BRIEF: Return only those lines of the listing that hold the word "else".

PROVIDED DATA:
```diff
+          __builtin_amdgcn_sched_group_barrier(0x008, 1, 0);
+          __builtin_amdgcn_sched_group_barrier(0x100, 1, 0);
+        }
+      } else {
+        __builtin_amdgcn_sched_group_barrier(0x008, 8, 0);
+      }
+      if constexpr (decltype(LOAD)::value) {
+#pragma unroll
+        for (int u = 0; u < 4; ++u) {
+          load1(ls, u0 + u);
+          __builtin_amdgcn_sched_group_barrier(0x008, 1, 0);
+          __builtin_amdgcn_sched_group_barrier(0x020, 1, 0);
+          __builtin_amdgcn_sched_group_barrier(0x008, 1, 0);
+        }
+      } else {
+        __builtin_amdgcn_sched_group_barrier(0x008, 8, 0);
+      }
+      __builtin_amdgcn_sched_barrier(0);
+    };
+    auto step = [&](int s, auto NEXT, auto LOADA, auto LOADB) {
+      kstep(ca, cb, std::true_type{}, s, 1, na, nb, LOADA, s + OZ_NBUF - 1, 4);
+      if constexpr (decltype(NEXT)::value) {
+        if constexpr (decltype(LOADB)::value) oz_vmwait<8 * (OZ_NBUF - 2)>();
+        else oz_vmwait_stages(ns - s - 2);
+        asm volatile("s_waitcnt lgkmcnt(0)" ::: "memory");
+        __builtin_amdgcn_s_barrier();
+        __builtin_amdgcn_sched_barrier(0);
+      }
+      kstep(na, nb, NEXT, s + 1, 0, ca, cb, LOADB, s + OZ_NBUF, 0);
+    };
+    constexpr std::true_type Y{};
+    constexpr std::false_type N{};
+    if (ns < OZ_NBUF) {
+      for (int s = 0; s < ns; ++s)
+#pragma unroll
+        for (int u = 0; u < 8; ++u) load1(s, u);
+      oz_vmwait_stages(ns - 1);
+    } else {
+#pragma unroll
+      for (int s = 0; s < OZ_NBUF; ++s)
+#pragma unroll
+        for (int u = 0; u < (s == OZ_NBUF - 1 ? 4 : 8); ++u) load1(s, u);
+      oz_vmwait<8 * (OZ_NBUF - 2) + 4>();
+    }
     asm volatile("s_waitcnt lgkmcnt(0)" ::: "memory");
     __builtin_amdgcn_s_barrier();
-  };
-  if (ns > 0) {
-    for (int s = 0; s < min(ns, 3); ++s) stage(s);
-    oz_v4i ca[4], cb[4], na[4], nb[4];
-    wait_stage(0);
-    if (ns > 3) stage(3);
     frags(0, 0, ca, cb);
-    for (int s = 0; s < ns; ++s) {
-      mfmas(ca, cb);
-      frags(s, 1, na, nb);
-#pragma unroll
-      for (int u = 0; u < 8; ++u) {
-        __builtin_amdgcn_sched_group_barrier(0x008, 1, 0);
-        __builtin_amdgcn_sched_group_barrier(0x100, 1, 0);
-      }
-      __builtin_amdgcn_sched_group_barrier(0x008, 8, 0);
-      __builtin_amdgcn_sched_barrier(0);
-      if (s + 1 < ns) {
-        wait_stage(s + 1);
-        if (s + 4 < ns) stage(s + 4);
-        frags(s + 1, 0, ca, cb);
-      }
-      __builtin_amdgcn_sched_barrier(0);
-      mfmas(na, nb);
-      __builtin_amdgcn_sched_barrier(0);
-    }
-  }
-  const int m = cst.m[l], c16 = cst.c16[l];
-  const float inv = cst.inv[l];
+    int s = 0;
+    for (; s + OZ_NBUF < ns; ++s) step(s, Y, Y, Y);
+    if (ns >= OZ_NBUF) step(s++, Y, Y, N);
+    for (; s + 1 < ns; ++s) step(s, Y, N, N);
+    if (s < ns) step(s, N, N, N);
+  }
+  const int m = cst.m[l];
   int8_t* out = g.res + (long long)l * g.res_bytes +
                 (oz_res_tile(g.tri, g.ntj, ti, tj) - oz_res_tile(g.tri, g.ntj, g.ti0, 0)) * (OZ_T * OZ_T) +
                 ((long long)(wave * 16) * 64 + lane) * 16;
-#pragma unroll
-  for (int i = 0; i < 4; ++i)
-#pragma unroll
-    for (int j = 0; j < 4; ++j) {
-      unsigned w[4] = {0u, 0u, 0u, 0u};
-#pragma unroll
-      for (int r = 0; r < 16; ++r) {
-        const int a = acc[i][j][r];
-        int v = a;
-        if (m != 256) {
-          const int t = __mul24(a >> 16, c16) + (a & 0xffff);
-          const int q = (int)rintf((float)t * inv);
-          v = t - __mul24(q, m);
-        }
-        w[r >> 2] |= ((unsigned)v & 0xffu) << (8 * (r & 3));
-      }
-      *reinterpret_cast<oz_v4i*>(out + (long long)(4 * i + j) * 64 * 16) = oz_v4i{(int)w[0], (int)w[1], (int)w[2], (int)w[3]};
-    }
+  if (m == 256) oz_store_residues<true>(acc, m, 0, 0.0f, out);
+  else oz_store_residues<false>(acc, m, cst.c16[l], cst.inv[l], out);
+}
+
+static inline void oz_gemm_launch(hipStream_t st, const OzGemm& g, const OzConst& k) {
+  hipLaunchKernelGGL(k_oz_gemm, dim3((unsigned)(k.nmod * g.list_len)), dim3(256), OZ_LDS, st, g, k);
 }
 
 struct OzCrt {
```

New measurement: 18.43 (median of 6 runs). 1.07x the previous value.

EXERCISE OUTPUT:
+      } else {
+      } else {
+        else oz_vmwait_stages(ns - s - 2);
+    } else {
+  else oz_store_residues<false>(acc, m, cst.c16[l], cst.inv[l], out);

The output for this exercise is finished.